Pages

Friday, October 16, 2009

Making it Possible for Doctors to Trust your Electronic Health Data

Jamie Ferguson raised a number of important issues in his posting here titled Can Your Doctor Trust Your Electronic Health Data.  As Jamie points out, the question is whether physicians will trust and use dynamically generated health information aggregated from multiple sources. There are two different responses to the issues Dr. Ferguson raises, the first is a technical/social one, and the second deals with aculturation.

Technical/Social Solutions
My first response provides a technical solution that takes advantage of existing methods to engender trust from healthcare providers.

The composition of information from multiple sources has a long tradition in healthcare, especially clinical research.  It's hard to find a report on evidence based medicine that doesn't claim 20 or more sources for the statements made in the research report.  Each of these statements is clearly marked and a reference to the original work is included. 

These days, the lack of references in a published report is commonly used as an initial indicator of low quality research. Thus it engenders a low level of trust from the readers. Elsewhere in technology, Wikipedia has a BOT that checks articles to see how many (or few) references that they cite. This application marks articles that fail to meet the quality goals of the WikiPedia site. The original Google search engine premise is that the more links there are (links = references) to an article containing the search keywords (especially when the linking article also contains them) the more likely it is to be relevant (trustworthy) to the user.

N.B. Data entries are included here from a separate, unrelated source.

extern "C" void lfa_destroy(lfa_sim *s) {
	if (!s) return;
	(void)hipSetDevice(s->device);
	if (s->gate_counted) lfa_co_gate_handle(s->device, -1);
	if (s->stream) (void)hipStreamSynchronize(s->stream);
	if (s->stream2) (void)hipStreamSynchronize(s->stream2);
	if (s->stream3) (void)hipStreamSynchronize(s->stream3);
	lfa_pool_nosync_begin();
	free_soa(s->pb[0]);
	free_soa(s->pb[1]);
	void *ptrs[] = {s->c_home, s->fine_start, s->corr_ovf, s->tile_clear, s->tile_epoch, s->tile_closed, s->src_cell, s->src_lo, s->src_target, s->src_of, s->src_need, s->src_vel, s->src_slab.words, s->coerce_map, s->grid_flag, s->rank, s->vc_src, s->tile_count, s->tile_start, s->tile_flag, s->tile_scan, s->ptiles_all, s->dtiles, s->halo_tiles, s->dist_red,
	                s->xbuf[0], s->xbuf[1], s->xbuf[2], s->xbuf[3],
	                s->tile_pslot, s->scan_tmp, s->u, s->v, s->w, s->uo, s->vo, s->wo, s->ctype, s->solid,
	                s->cell_count, s->stage, s->acc, s->abits, s->vp, s->vr, s->vz, s->vs, s->vpre, s->vq, s->vs2, s->c_as, s->nbr_table,
	                s->partials, s->frame_part, s->pcg_state, s->pcg_hist, s->level_tiles, s->io_buf, s->raw_scan, s->c_diag, s->c_w[0],
	                s->c_w[1], s->c_w[2], s->c_unk, s->c_pre, s->c_r, s->c_x, s->c_r2, s->c_x2, s->a2inv, s->slot_l1,
	                s->l1_tiles, s->l1_l2, s->tracers.base};
	for (void *p : ptrs)
		if (p) (void)hipFree(p);
	if (s->dist) delete s->dist;
	s->dist = nullptr;
	lfa_mg_free(s);
	lfa_pool_nosync_end();
	for (hipEvent_t e : s->frame_ev)
		if (e) (void)hipEventDestroy(e);
	for (hipEvent_t e : s->sample_ev)
		if (e) (void)hipEventDestroy(e);
	for (hipEvent_t e : s->tracers.ev)
		if (e) (void)hipEventDestroy(e);
	if (s->stream && s->stream2 && s->stream3 && s->ev_fork && s->ev_join && s->ev_cfork && s->ev_cjoin && s->h_pinned) {
		lfa_stream_set *q = new lfa_stream_set();
		q->device = s->device;
		q->stream = s->stream; q->stream2 = s->stream2; q->stream3 = s->stream3;
		q->ev_fork = s->ev_fork; q->ev_join = s->ev_join; q->ev_cfork = s->ev_cfork; q->ev_cjoin = s->ev_cjoin;
		for (int i = 0; i < LFA_EV_COUNT; ++i) q->ev[i] = s->ev[i];
		q->ev_created = s->ev_created;
		q->h_pinned = s->h_pinned;
		lfa_pool_park_set(q);
	} else {
		if (s->h_pinned) (void)hipHostFree(s->h_pinned);
		if (s->ev_created)
			for (auto &e : s->ev) (void)hipEventDestroy(e);
		if (s->ev_fork) (void)hipEventDestroy(s->ev_fork);
		if (s->ev_join) (void)hipEventDestroy(s->ev_join);
// ... 32 lines not shown
	s->prm = *p;
	return LFA_OK;
}
extern "C" int lfa_get_params(const lfa_sim *s, lfa_params *p) {
	if (!s || !p) return LFA_E_INVALID;
	*p = s->prm;
	return LFA_OK;
}
extern "C" int lfa_synchronize(lfa_sim *s) {
	if (!s) return LFA_E_INVALID;
	LFA_HIP(s, hipStreamSynchronize(s->stream));
	if (s->corr_in_flight) LFA_HIP(s, hipStreamSynchronize(s->stream3));
	return LFA_OK;
}
extern "C" void *lfa_stream(lfa_sim *s) { return s ? (void *)s->stream : nullptr; }
extern "C" uint64_t lfa_num_particles(const lfa_sim *s) { return s ? s->np : 0; }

Ideally, when research reports are published electronically, these references are "hyperlinked" to a location where the referenced content can be retrieved.  Sometimes a unique identifier, such as an ISBN number (for a published work) is included, which makes it easier to retrieve from a library, or order from a publisher. Either of these mechanisms enables the reader to verify (some more quickly than others) that the original statements being referenced are not taken out of context.  However, the mere presence of these references is often sufficient to provide a degree of trust.  This is especially true when other key information about the source is included that supports the case for trusting the information (e.g., a reference to a well known author/researcher, et cetera).

When HL7 developed the CCD specification, IHE profiled it in the PCC Technical Framework and HITSP developed the original C32 specification we spent a lot of time talking about this same issue. The CCD specifications provides several mechanisms to record the source of the information (either as the author, the informant, or a reference to the document from where it orginated). The IHE work simply refines the document reference a little futher, and the HITSP work makes use of these methods. The HITSP and IHE work go one step further for authors and informants, adopting constraints from an HL7 Implementation guide that ensures that authors and informants are reachable by the reader of the document. It requires that each author or informant represented in the clinical document have a name, address and telephone number. This enables the sources of information to be traced backwards.

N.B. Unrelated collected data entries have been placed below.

## Add specialized 2x bilinear upsample kernel and size SPPF block to map

Adds a dedicated kernel for exact 2x bilinear upsampling. Each thread reads a 3x3 input neighbourhood and writes the four output pixels it covers, and blocks are ordered so each XCD handles a contiguous row range for L2 locality. The generic bilinear path stays available through an env var and for non-2x shapes. Separately, the SPPF pool3 kernel now launches with a block size matched to H*W (up to 1024) instead of a fixed 256, with launch_bounds removed, which may raise register pressure.

```diff
diff --git a/mgdt_yolo_amd/csrc/pointwise.hip b/mgdt_yolo_amd/csrc/pointwise.hip
--- a/mgdt_yolo_amd/csrc/pointwise.hip
+++ b/mgdt_yolo_amd/csrc/pointwise.hip
@@ -725,8 +725,8 @@
 }
 
 template <typename T, int V>
-__global__ __launch_bounds__(256) void sppf_pool3_kernel(const T* __restrict__ x, long xsn, long xsh, long xsw, T* __restrict__ y1, long s1n, long s1h, long s1w,
-                                                         T* __restrict__ y2, long s2n, long s2h, long s2w, T* __restrict__ y3, long s3n, long s3h, long s3w, int H, int W) {
+__global__ void sppf_pool3_kernel(const T* __restrict__ x, long xsn, long xsh, long xsw, T* __restrict__ y1, long s1n, long s1h, long s1w,
+                                  T* __restrict__ y2, long s2n, long s2h, long s2w, T* __restrict__ y3, long s3n, long s3h, long s3w, int H, int W) {
   extern __shared__ __attribute__((aligned(16))) char sm3[];
   const int n = blockIdx.x, c0 = blockIdx.y * V, WP = W + 12, HP = H + 12;
   T* X = (T*)sm3;
@@ -734,7 +734,7 @@
   float ninf[V];
 #pragma unroll
   for (int k = 0; k < V; ++k) ninf[k] = -INFINITY;
-  for (int i = threadIdx.x; i < H * WP; i += 256) {
+  for (int i = threadIdx.x; i < H * WP; i += blockDim.x) {
     const int h = i / WP, wp = i - h * WP, w = wp - 6;
     float v[V];
     if ((unsigned)w < (unsigned)W) ldv<T, V>(x + n * xsn + h * xsh + w * xsw + c0, v);
@@ -744,13 +744,13 @@
     }
     stv<T, V>(X + (size_t)i * V, v);
   }
-  for (int i = threadIdx.x; i < 3 * 12 * W; i += 256) {
+  for (int i = threadIdx.x; i < 3 * 12 * W; i += blockDim.x) {
     const int pl = i / (12 * W), rem = i - pl * 12 * W, hr = rem / W, w = rem - hr * W;
     const int hp = hr < 6 ? hr : H + hr;
     stv<T, V>(R + ((size_t)(pl * HP + hp) * W + w) * V, ninf);
   }
   __syncthreads();
-  for (int i = threadIdx.x; i < H * W; i += 256) {
+  for (int i = threadIdx.x; i < H * W; i += blockDim.x) {
     const int h = i / W, w = i - h * W;
     const T* row = X + ((size_t)h * WP + w) * V;
     float t[13][V];
@@ -768,7 +768,7 @@
     stv<T, V>(R + ((size_t)(2 * HP + h + 6) * W + w) * V, m13);
   }
   __syncthreads();
-  for (int i = threadIdx.x; i < H * W; i += 256) {
+  for (int i = threadIdx.x; i < H * W; i += blockDim.x) {
     const int h = i / W, w = i - h * W;
     float o[V], t[V];
 #pragma unroll
@@ -815,8 +815,9 @@
     const size_t lds3 = ((size_t)x->h * (x->w + 12) + (size_t)3 * (x->h + 12) * x->w) * V3 * dtype_size(dtype);
     if (!old_form && lds3 <= 64 * 1024) {
       dim3 grid3(x->n, x->c / V3);
+      const int threads3 = std::min(1024, (x->h * x->w + 63) / 64 * 64);
       MGDT_DISPATCH_TV(dtype, all8, {
-        sppf_pool3_kernel<T, V><<<grid3, 256, lds3, (hipStream_t)s>>>((const T*)x->p, x->sn, x->sh, x->sw, (T*)y1->p, y1->sn, y1->sh, y1->sw, (T*)y2->p, y2->sn, y2->sh, y2->sw,
+        sppf_pool3_kernel<T, V><<<grid3, threads3, lds3, (hipStream_t)s>>>((const T*)x->p, x->sn, x->sh, x->sw, (T*)y1->p, y1->sn, y1->sh, y1->sw, (T*)y2->p, y2->sn, y2->sh, y2->sw,
                                                                     (T*)y3->p, y3->sn, y3->sh, y3->sw, x->h, x->w);
       });
       MGDT_CHECK_LAUNCH("sppf_pool_fwd");
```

So, a consumers personal health record, or an agregated record created by a providers HIT system can use these same concepts when reporting information about a patient's health. Aggregaged healthcare records can (and should) contain references to original clinical documents.  This will engender greater trust from healthcare providers, EVEN when the original documents are not immediately available.  The fact that there is an original, and that the source of the original is accessible or reachable (perhaps with some additional work) will provide an additional degree of trust in the aggregated information.

Aculturation
The second response is that the provider response to the sharing of agregated clinical information coming from the patient will change over time.  The initial levels of trust will be low, but as technology advances, providers gain more acceptance and experience with it, and additional methods are put into place to engender trust, more trust will come.  Look at the Internet, today, most people wouldn't think twice about entering the credit care information online, but ten years ago, this was a scary prospect.  Trust is not something one develops in a relationship overnight.  It takes time and nurturing to develop.  To get the time we need, we need to take the first step -- which is to be willing to try something new.